Wendelin Mangold - Fische
FISCHER
„Jesus aber nahm die fünf Brote und die zwei Fische, blickte zum Himmel auf, segnete sie und brach sie; dann gab er sie den Jüngern, damit sie diese an die Leute austeilten.Und alle aßen und wurden satt.“ (Lk. 9, 16-17)
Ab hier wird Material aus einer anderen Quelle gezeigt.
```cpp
typedef struct MudgAttnDesc {
    const void* Q; const void* K; const void* Vt; void* O;
    int F, heads, Nq, Nk;
    int ldq, ldk, ldvt, ldo;
    int64_t svt;
    int kv_div;
    float scale;
    int accumulate;
    const void* K2; const void* Vt2;
    int Nk2, ldk2, ldvt2, kv_div2;
    int64_t svt2;
    const void* Q8; const void* K8; const void* Qs; const void* Ks;
    int ldq8, ldk8, ldqs, ldks;
    int q_prescaled;
    float* Lse;
} MudgAttnDesc;
int mudg_attention(const MudgAttnDesc* d, void* stream);
int mudg_quantize_mxfp8(const void* X, int ldx, int64_t rows, int cols, void* Y8, int ldy, void* S, int lds, void* stream);

int mudg_temporal_attention(const void* QKV, void* O, int B, int T, int HW, int heads,
                            int ldqkv, int ldo, float scale, void* stream);
int mudg_temporal_self_attention_ok(int T, int HW, int heads, int C, int64_t ldx, int64_t ldw, int64_t ldo);
int mudg_temporal_self_attention(const void* X, const void* Wh, void* O, int B, int T, int HW, int heads, int C, int64_t ldx,
                                 int64_t ldw, int64_t ldo, float scale, void* stream);

int64_t mudg_groupnorm_ws_floats(int samples, int groups, int rows);
int mudg_groupnorm(const void* X, const void* X2, int csplit, int ldx, int ldx2, int x_fp32,
                   const float* gamma, const float* beta, void* Y, int ldy,
                   int samples, int rows, int C, int groups, float eps, int silu,
                   float* ws, void* stream);
int mudg_groupnorm_fused(const void* X, const void* X2, int csplit, int ldx, int ldx2, int x_fp32,
                         const float* gamma, const float* beta, void* Y, int ldy,
                         int samples, int rows, int C, int groups, float eps, int silu,
                         const float* P1, const float* P2, float* ws, void* stream);

int mudg_groupnorm_fused_rows(const void* X, const void* X2, int csplit, int ldx, int ldx2, int x_fp32,
                              const float* gamma, const float* beta, void* Y, int ldy,
                              int samples, int rows, int C, int groups, float eps, int silu,
                              const float* P1, int p1_rows, const float* P2, int p2_rows, float* ws, void* stream);

int mudg_layernorm(const void* X, int ldx, int x_fp32, const float* gamma, const float* beta,
                   void* Y, int ldy, int rows, int C, float eps, void* stream);

int mudg_softmax_rows(const float* S, int lds, void* P, int ldp, int rows, int cols, void* stream);

int mudg_timestep_embedding(const int64_t* t, const float* freqs, float* out, int n, int dim, void* stream);
int mudg_small_linear(const float* x, const void* W, int w_is_bf16, const float* b, float* y,
                      int M, int N, int K, int act_in, int act_out, int accumulate, void* stream);

int mudg_ncthw_to_rows(const void* src, int src_is_fp32, void* dst, int B, int C, int T, int HW,
                       int ld, int coff, int Ttot, int t0, void* stream);
int mudg_rows_to_ncthw(const void* src, int src_is_fp32, int ld, int coff, void* dst, int dst_is_fp32,
                       int B, int C, int T, int HW, float scale, int Ttot, int t0, void* stream);
int mudg_copy_rows(const void* src, int64_t lds, void* dst, int64_t ldd, int64_t rows, int64_t cols, void* stream);
int mudg_axpy_f32(float* y, const float* x, int64_t n, float alpha, void* stream);
int mudg_lincomb(float* out, const float* x, const float* y, const float* ca, const float* cb, int B, int64_t n,
                 void* stream);
// ... 182 lines not shown
```

mudg_amd/csrc/attention.hip:

```cpp
#include "attn_shared.h"
#include <cstdlib>

namespace {

#if MUDG_PLANES == 1
template <bool TWO>
__global__ __launch_bounds__(256, 2) void attn_kernel(const MudgAttnDesc p, const int nqt, const int total) {
    __shared__ __attribute__((aligned(16))) h16 Ks[2 * ATILE];
    __shared__ __attribute__((aligned(16))) h16 Vs[2 * ATILE];

    const int tid = threadIdx.x, lane = tid & 63, wave = tid >> 6;
    const int l31 = lane & 31, hi = lane >> 5;

    const int w = xcd_work_item(total);
    const int pair = w / nqt, qt = w - pair * nqt;
    const int f = pair / p.heads, h = pair - f * p.heads;
    const h16* Qp = reinterpret_cast<const h16*>(p.Q) + (int64_t)f * p.Nq * p.ldq + h * 64;
    h16* Op = reinterpret_cast<h16*>(p.O) + (int64_t)f * p.Nq * p.ldo + h * 64;

    const int q = qt * QB + wave * 32 + l31;
    const bool qok = q < p.Nq;

    h16x8 qf[1][4];
    load_q_frags(qf[0], Qp, q, p.ldq, 0, qok, hi);

    const int lrow = tid >> 3, kc = tid & 7;
    u32x4 kr[1][2], vr[1][2];

    f32x16 o[2], res[TWO ? 2 : 1];
    const float c = p.q_prescaled ? 1.0f : p.scale * 1.4426950408889634f;
    float inv = 0.f;
#pragma unroll
    for (int set = 0; set < (TWO ? 2 : 1); ++set) {
// ... 667 lines not shown
        __syncthreads();
    }

    char* mine = tsa_smem + wave * (2 * 3 * 2048);
#pragma unroll
    for (int pi = 0; pi < 2; ++pi) {
        char* qs = mine + pi * (3 * 2048);
#pragma unroll
        for (int nb = 0; nb < 12; ++nb) {
            Pack8 t;
#pragma unroll
            for (int i = 0; i < 4; ++i) t.h[i] = (h16)acc[pi][nb][i];
            const int u = 4 * (nb & 3) + g;
            const int off = (nb >> 2) == 2 ? c * 128 + ((u ^ tattn_fz(c >> 2)) << 3)
                                           : c * 128 + (((u >> 1) ^ (c & 7)) << 4) + ((u & 1) << 3);
            *reinterpret_cast<u32x2*>(qs + (nb >> 2) * 2048 + off) = t.u;
        }
    }
    __builtin_amdgcn_wave_barrier();
#pragma unroll
    for (int pi = 0; pi < 2; ++pi) {
        const char* qs = mine + pi * (3 * 2048);
        float ov[16];
        tattn_item_mfma(qs, qs + 2048, qs + 4096, c, g, 16, scale, ov);
        h16* dst = O + (row0 + (int64_t)c * HW + (2 * wave + pi)) * ldo + h * 64 + g * 8;
#pragma unroll
        for (int half = 0; half < 2; ++half) {
            h16x8 t;
#pragma unroll
            for (int e = 0; e < 8; ++e) t[e] = (h16)ov[half * 8 + e];
            st16(dst + half * 32, as_u32x4(t));
        }
    }
}
#endif

#if MUDG_PLANES > 1
template <bool TWO>
__global__ __launch_bounds__(256, PLANES == 2 ? 2 : 1) void attn_split_kernel(const MudgAttnDesc p, const int nqt, const int total) {
    extern __shared__ __attribute__((aligned(16))) char smem_raw[];
    h16* Ks = reinterpret_cast<h16*>(smem_raw);
    h16* Vs = Ks + 2 * PLANES * ATILE;

    const int tid = threadIdx.x, lane = tid & 63, wave = tid >> 6;
    const int l31 = lane & 31, hi = lane >> 5;
    const int w = xcd_work_item(total);
    const int pair = w / nqt, qt = w - pair * nqt;
    const int f = pair / p.heads, h = pair - f * p.heads;
    const int psq = p.ldq / PLANES, pso = p.ldo / PLANES;

    const h16* Qp = reinterpret_cast<const h16*>(p.Q) + (int64_t)f * p.Nq * p.ldq + h * 64;
    h16* Op = reinterpret_cast<h16*>(p.O) + (int64_t)f * p.Nq * p.ldo + h * 64;

    const int q = qt * QB + wave * 32 + l31;
    const bool qok = q < p.Nq;
    h16x8 qf[PLANES][4];
#pragma unroll
    for (int pl = 0; pl < PLANES; ++pl) load_q_frags(qf[pl], Qp, q, p.ldq, pl * psq, qok, hi);

    const int lrow = tid >> 3, kc = tid & 7;
    u32x4 kr[PLANES][2], vr[PLANES][2];

    f32x16 o[2], res[TWO ? 2 : 1];
    const float c = p.q_prescaled ? 1.0f : p.scale * 1.4426950408889634f;
#pragma unroll
    for (int set = 0; set < (TWO ? 2 : 1); ++set) {
// ... 575 lines not shown
           ldw >= C && ldo >= C;
#else
    (void)T; (void)HW; (void)heads; (void)C; (void)ldx; (void)ldw; (void)ldo;
    return 0;
#endif
}

extern "C" int mudg_temporal_self_attention(const void* X, const void* Wh, void* O, int B, int T, int HW, int heads, int C, int64_t ldx,
                                            int64_t ldw, int64_t ldo, float scale, void* stream) {
#if MUDG_PLANES == 1
    MUDG_REQUIRE(X && Wh && O, "mudg_temporal_self_attention: null pointer");
    MUDG_REQUIRE(B > 0, "mudg_temporal_self_attention: empty problem");
    MUDG_REQUIRE(aligned16(X) && aligned16(Wh) && aligned16(O), "mudg_temporal_self_attention: alignment");
    if (!mudg_temporal_self_attention_ok(T, HW, heads, C, ldx, ldw, ldo))
        MUDG_FAIL(MUDG_EUNSUPPORTED, "mudg_temporal_self_attention: T=%d HW=%d heads=%d C=%d outside the fused kernel (T = 16, HW %% 8 == 0, "
                  "C = 64 heads, dense 16-byte rows): project with mudg_gemm and call mudg_temporal_attention", T, HW, heads, C);
    const int64_t total = (int64_t)B * (HW / 8) * heads;
    MUDG_REQUIRE(total < (1ll << 31), "mudg_temporal_self_attention: grid too large");
    const int rc0 = mudg_lds_opt_in<tsattn_fused_kernel>(TSA_LDS, "mudg_temporal_self_attention");
    if (rc0 != MUDG_OK) return rc0;
    hipStream_t s = reinterpret_cast<hipStream_t>(stream);
    const int slot = mudg_prof_begin(MUDG_FAM_GEMM, s);
    hipLaunchKernelGGL(tsattn_fused_kernel, dim3((unsigned)total), dim3(256), TSA_LDS, s, (const h16*)X, (const h16*)Wh, (h16*)O, HW, heads, C,
                       ldx, ldw, ldo, scale, (int)total);
    const int rc = mudg_check_launch("mudg_temporal_self_attention");
    const double M = (double)B * T * HW;
    mudg_prof_end(slot, s, 2.0 * M * 3.0 * C * C + 4.0 * (double)B * HW * heads * T * T * 64.0, (2.0 * M * C + 3.0 * C * C) * 2.0);
    return rc;
#else
    (void)X; (void)Wh; (void)O; (void)B; (void)T; (void)HW; (void)heads; (void)C; (void)ldx; (void)ldw; (void)ldo; (void)scale; (void)stream;
    MUDG_FAIL(MUDG_EUNSUPPORTED, "mudg_temporal_self_attention: the fused kernel belongs to the 16-bit operand builds");
#endif
}
```

mudg_amd/csrc/attn_shared.h:

```cpp
#pragma once
#include "common.h"
#include <type_traits>

constexpr int QB = 128;
constexpr int KB = 64;
constexpr int ALD = 72;
constexpr int ATILE = 64 * ALD;

struct KvSet {
    const h16* Kp;
    const h16* Vp;
    int Nk, ldk, ldvt;
    int psk, psv;
};
__device__ __forceinline__ KvSet kv_set(const MudgAttnDesc& p, int f, int h, int set) {
    KvSet kv;
    if (set == 0) {
        kv.Kp = reinterpret_cast<const h16*>(p.K) + (int64_t)(f / p.kv_div) * p.Nk * p.ldk + h * 64;
        kv.Vp = reinterpret_cast<const h16*>(p.Vt) + (int64_t)(f / p.kv_div) * p.svt + (int64_t)(h * 64) * p.ldvt;
        kv.Nk = p.Nk; kv.ldk = p.ldk; kv.ldvt = p.ldvt;
    } else {
        kv.Kp = reinterpret_cast<const h16*>(p.K2) + (int64_t)(f / p.kv_div2) * p.Nk2 * p.ldk2 + h * 64;
        kv.Vp = reinterpret_cast<const h16*>(p.Vt2) + (int64_t)(f / p.kv_div2) * p.svt2 + (int64_t)(h * 64) * p.ldvt2;
        kv.Nk = p.Nk2; kv.ldk = p.ldk2; kv.ldvt = p.ldvt2;
// ... 188 lines not shown
        } else {
#pragma unroll
            for (int r = 0; r < 16; ++r) { o[0][r] = fmaf(o[0][r], inv, res[0][r]); o[1][r] = fmaf(o[1][r], inv, res[1][r]); }
            inv = 1.f;
        }
    }
    return inv;
}
__device__ __forceinline__ void finish_block16(const MudgAttnDesc& p, int f, int h, int q, bool qok, int hi, float c,
                                               float m_run, float l_run, const f32x16 (&o)[2], h16* Op) {
    const float l_tot = l_run + __shfl_xor(l_run, 32, 64);
    const float inv = 1.f / l_tot;
    store_lse(p, f, h, q, qok, hi, c, m_run, l_tot);
    if (qok) store_o16(o, inv, Op + (int64_t)q * p.ldo, hi, p.accumulate);
}
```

Als ich in meiner Kindheit
angeln ging entlang
des glasklaren Bergflusses
im Norden des Urals,
zogen die Äschen meist*
an meinem Köder,
einem sich am Haken
windenden Regenwurm,
gleichgültig vorbei.
Ab und zu erbarmte sich
aber eine und schnappte zu.
Blitzschnell erkannte sie
die Gefahr und versuchte,
sich aus allen Kräften
vom Haken zu befreien.
Sie windete und wendete sich,
wehrte und krümmte und
schlug um sich - zum Schreck
des Fischschwarms.
Die Angelrute vibrierte und
spannte sich zu einem Bogen,
der die Angelschnur samt
dem Fisch aus dem Wasser
an den Strand katapultierte.
Er schnappte und schnappte,
die Kiemen öffneten sich weit:
Luft ist aber nicht Wasser
für Fische, sondern Wasser
für Mensch und Säugetier.
Meine linke Hand nahm
dankbar und begeistert
den Fisch ihn in Empfang
samt seinem Thymiangeruch.
*Die Äschen (Thymallus - bezugnehmend auf den charakteristischen, thymianartigen Geruch) sind die einzige Gattung der Unterfamilie Thymallinae innerhalb der Lachsfische.